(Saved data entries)

----

template <class T>
struct DevBuf {
  T* p = nullptr;
  size_t cap = 0;
  hipError_t reserve(size_t n) {
    if (n <= cap && p != nullptr) return hipSuccess;
// ... 78 lines not shown
  DevBuf<fmt_map_slot> mapOut;
  DevBuf<uint32_t> mapScratch;
  DevBuf<int> errWord;
  uint64_t mapNOps = 0;
  uint32_t mapDocs = 0, mapKeyBound = 0;
  bool mapLoaded = false;
  DevBuf<fmt_map_entry> mapEntries, mapPacked;
  DevBuf<uint32_t> mapCounts;
  DevBuf<uint64_t> mapPackedOff;
  bool mapSparse = false;
  bool mapSparseRan = false;
  std::vector<uint64_t> mapOffsHost;
  DevBuf<fmt_map_local_op> mapEv;
  DevBuf<uint64_t> mapEvOffs, mapPendBase;
  DevBuf<uint8_t> mapPendScratch;
  DevBuf<fmt_map_entry> mapPendOut;
  DevBuf<uint32_t> mapPendCounts;
  DevBuf<int32_t> mapPendStatus;
  bool mapPendRan = false;

  DevBuf<fmt_mt_op> mtOps;
  DevBuf<uint64_t> mtOffs;
  DevBuf<uint16_t> mtText;
  DevBuf<uint32_t> mtInit, mtPropsOff, mtPropsKv;
  DevBuf<fmt_mt_doc_result> mtHdr;
  DevBuf<fmt_mt_leaf> mtLeaves;
  DevBuf<uint16_t> mtChars;
  DevBuf<fmt_mt_propset> mtProps;
  DevBuf<uint32_t> mtEsc;
  DevBuf<uint32_t> mtEsc2;
  DevBuf<uint32_t> mtEsc3;
  DevBuf<uint32_t> mtEsc4;
  DevBuf<uint32_t> mtCkpt;
  DevBuf<uint32_t> mtHugeCk;
  bool mtCkptOk = false;
  DevBuf<uint32_t> mtSched;
  DevBuf<fmt_mt_leaf> mtBigLeaves;
  DevBuf<uint16_t> mtBigChars;
  DevBuf<fmt_mt_propset> mtBigProps;
  std::vector<int32_t> mtBigSlot;
  DevBuf<fmt_mt_snapshot_doc> mtSnap;
  DevBuf<fmt_mt_snapshot_seg> mtSnapSegs;
  DevBuf<fmt_mt_relpos> mtRelpos;
  DevBuf<fmt_mt_snapshot_info> mtSnapInfo;
  DevBuf<fmt_mt_stamp> mtSnapStamps;
  bool mtHasSnapInfo = false;
  uint64_t mtNSnapSegs = 0;
  uint32_t mtNRelpos = 0, mtMarkerKey = FMT_MT_NO_MARKER;
  bool mtHasSnap = false;
  bool mtObliterate = false;
  DevBuf<uint64_t> mtCuOffs;
  DevBuf<fmt_mt_catchup_range> mtCatchup;
  std::vector<uint64_t> mtCuOffsHost;
  bool mtHasCatchup = false;
  DevBuf<uint64_t> mtRmOffs;
  DevBuf<fmt_mt_remove_order> mtRmOrder;
  std::vector<uint64_t> mtRmOffsHost;
  bool mtHasRmOrder = false;
  struct HugeDocBufs {
    std::vector<void*> allocs;
    fmt_huge::HugeState state{};
    fmt_huge::HugeInputs in{};
    fmt_kernels::HugeOut out{};
    std::vector<uint32_t> shape;
  };
  std::vector<HugeDocBufs> huge;
// ... 209 lines not shown
  if (c->stream) (void)hipStreamSynchronize(c->stream);
  c->mapOps.release();
  c->mapOffs.release();
  c->mapOut.release();
  c->mapScratch.release();
  c->mapEntries.release();
  c->mapPacked.release();
  c->mapEv.release();
  c->mapEvOffs.release();
  c->mapPendBase.release();
  c->mapPendScratch.release();
  c->mapPendOut.release();
  c->mapPendCounts.release();
  c->mapPendStatus.release();
  c->mapCounts.release();
  c->mapPackedOff.release();
  c->errWord.release();
  c->mtOps.release();
  c->mtOffs.release();
  c->mtText.release();
  c->mtInit.release();
  c->mtPropsOff.release();
  c->mtPropsKv.release();
  c->mtHdr.release();
  c->mtLeaves.release();
  c->mtChars.release();
  c->mtProps.release();
  c->mtEsc.release();
  c->mtEsc2.release();
  c->mtEsc3.release();
  c->mtEsc4.release();
  c->mtSched.release();
  c->mtCkpt.release();
  c->mtHugeCk.release();
  c->mtBigLeaves.release();
  c->mtBigChars.release();
  c->mtBigProps.release();
  c->mtSnap.release();
  c->mtSnapSegs.release();
  c->mtRelpos.release();
  c->mtSnapInfo.release();
  c->mtSnapStamps.release();
  c->mtCuOffs.release();
  c->mtCatchup.release();
  c->mtRmOffs.release();
  c->mtRmOrder.release();
  for (auto& h : c->huge)
    for (void* p : h.allocs) (void)hipFree(p);
  c->huge.clear();
  c->mtSmallList.release();
  c->hugeStates.release();
  c->hugeInputs.release();
  c->hugeOuts.release();
  c->stage.release();
  c->mtPm.release();
  c->mtPmOffs.release();
  c->mtLegacy.release();
  c->mtBigLegacy.release();
  for (auto* q : {&c->mtLocGroups, &c->mtLocRecs, &c->mtLocPm, &c->mtLocScratch, &c->mtLocRegenCount}) q->release();
  c->mtLocOffs.release();
  c->mtLocRegen.release();
  c->mtLocRegenText.release();
  c->mtLocTab.release();
  c->spans.release();
  c->packed.release();
  c->digests.release();
// ... 794 lines not shown
    for (uint64_t k = 0; k < b->n_snapshot_segs && !c->mtHiClients; k++) c->mtHiClients = b->snapshot_info[k].ins_client > 63;
  }
  c->mtNRelpos = b->relpos ? b->n_relpos : 0u;
  c->mtMarkerKey = b->marker_id_key;
  if (c->mtNRelpos) {
    FMT_HIP(c, c->mtRelpos.reserve(c->mtNRelpos));
    FMT_HIP(c, cp(c->mtRelpos.p, b->relpos, c->mtNRelpos * sizeof(fmt_mt_relpos)));
  }
  if (c->mtHasCatchup) FMT_HIP(c, cp(c->mtCuOffs.p, c->mtCuOffsHost.data(), (n + 1ull) * sizeof(uint64_t)));
  if (c->mtHasRmOrder) FMT_HIP(c, cp(c->mtRmOffs.p, c->mtRmOffsHost.data(), (n + 1ull) * sizeof(uint64_t)));
  if (b->props_off) {
    FMT_HIP(c, cp(c->mtPropsOff.p, b->props_off, (b->n_props_ops + 1ull) * sizeof(uint32_t)));
    FMT_HIP(c, cp(c->mtPropsKv.p, b->props_kv, nKv * sizeof(uint32_t)));
  } else {
    FMT_HIP(c, hipMemsetAsync(c->mtPropsOff.p, 0, sizeof(uint32_t), c->stream));
  }
  FMT_HIP(c, hipStreamSynchronize(c->stream));
  c->mtNOps = b->n_ops;
  c->mtDocs = n;
  c->mtTextLen = b->text_len;
  c->mtNPropsOps = b->n_props_ops;
  c->mtOffsHost.assign(b->doc_op_offsets, b->doc_op_offsets + n + 1);
  if (b->snapshots) c->mtSnapHost.assign(b->snapshots, b->snapshots + n);
  else c->mtSnapHost.clear();
  c->mtNProps = b->n_props_ops;
  c->mtHasInit = b->doc_init != nullptr;
  c->mtObliterate = obliterates;
  c->mtCkptOk = false;
  if (!c->mtHasRmOrder) {
    c->mtCkptOk = c->mtCkpt.reserve(static_cast<size_t>(n) * (fmt_kernels::mergeTreeCheckpointBytes() / sizeof(uint32_t))) ==
                  hipSuccess;
    if (!c->mtCkptOk) (void)hipGetLastError();
  }
  c->mtInsertChars = insertChars;
  c->mtInitChars = initChars;
  for (auto& h : c->huge)
    for (void* p : h.allocs) (void)hipFree(p);
  c->huge.clear();
  c->mtHugeSlot.assign(n, -1);
  c->mtHugeOk.assign(n, 1);
  c->mtLoadSegs.assign(n, 0);
  c->mtSegProps.assign(n, 0);
  c->mtDocChars.assign(n, 0);
  c->mtStartSeg.assign(n, fmt_mt_snapshot_seg{0, 0, FMT_MT_NO_PROPS});
  parallelChunks(n, [&](uint64_t d0, uint64_t d1, unsigned) {
  for (uint64_t d = d0; d < d1; d++) {
    uint8_t ok = 1;
    uint64_t chars = 0;
    uint32_t loadSegs = 0;
    for (uint64_t i = b->doc_op_offsets[d]; i < b->doc_op_offsets[d + 1]; i++) {
      const fmt_mt_op& op = b->ops[i];
      if (op.type == FMT_MT_INSERT) chars += fmt_mt_op_len(&op);
      if (op.flags & FMT_MT_F_LOADSEG) loadSegs++;
    }
    c->mtLoadSegs[d] = loadSegs;
    if (b->snapshots && b->snapshots[d].loaded) {
      const fmt_mt_snapshot_doc& sd = b->snapshots[d];
      for (uint64_t k = sd.first_seg; k < sd.first_seg + sd.n_header + sd.n_body; k++)
        if (b->snapshot_segs[k].props != FMT_MT_NO_PROPS) {
          c->mtSegProps[d] = 1;
          break;
        }
      for (uint64_t k = sd.first_seg; k < sd.first_seg + sd.n_header + sd.n_body; k++)
        chars += b->snapshot_segs[k].len & ~FMT_MT_SEG_MARKER;
    } else if (b->doc_init && b->doc_init[2 * d + 1] > 0) {
      c->mtStartSeg[d] = fmt_mt_snapshot_seg{b->doc_init[2 * d], b->doc_init[2 * d + 1], FMT_MT_NO_PROPS};
// ... 72 lines not shown
  FMT_HIP(c, hipStreamSynchronize(c->stream));
  c->mtLoaded = true;
  return FMT_OK;
}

----

* [WHAT YOU NEED TO DO]
The answer must be a single number: how many lines of the entries contain "mapPendScratch".

* [OUTPUT OF THE TASK]
2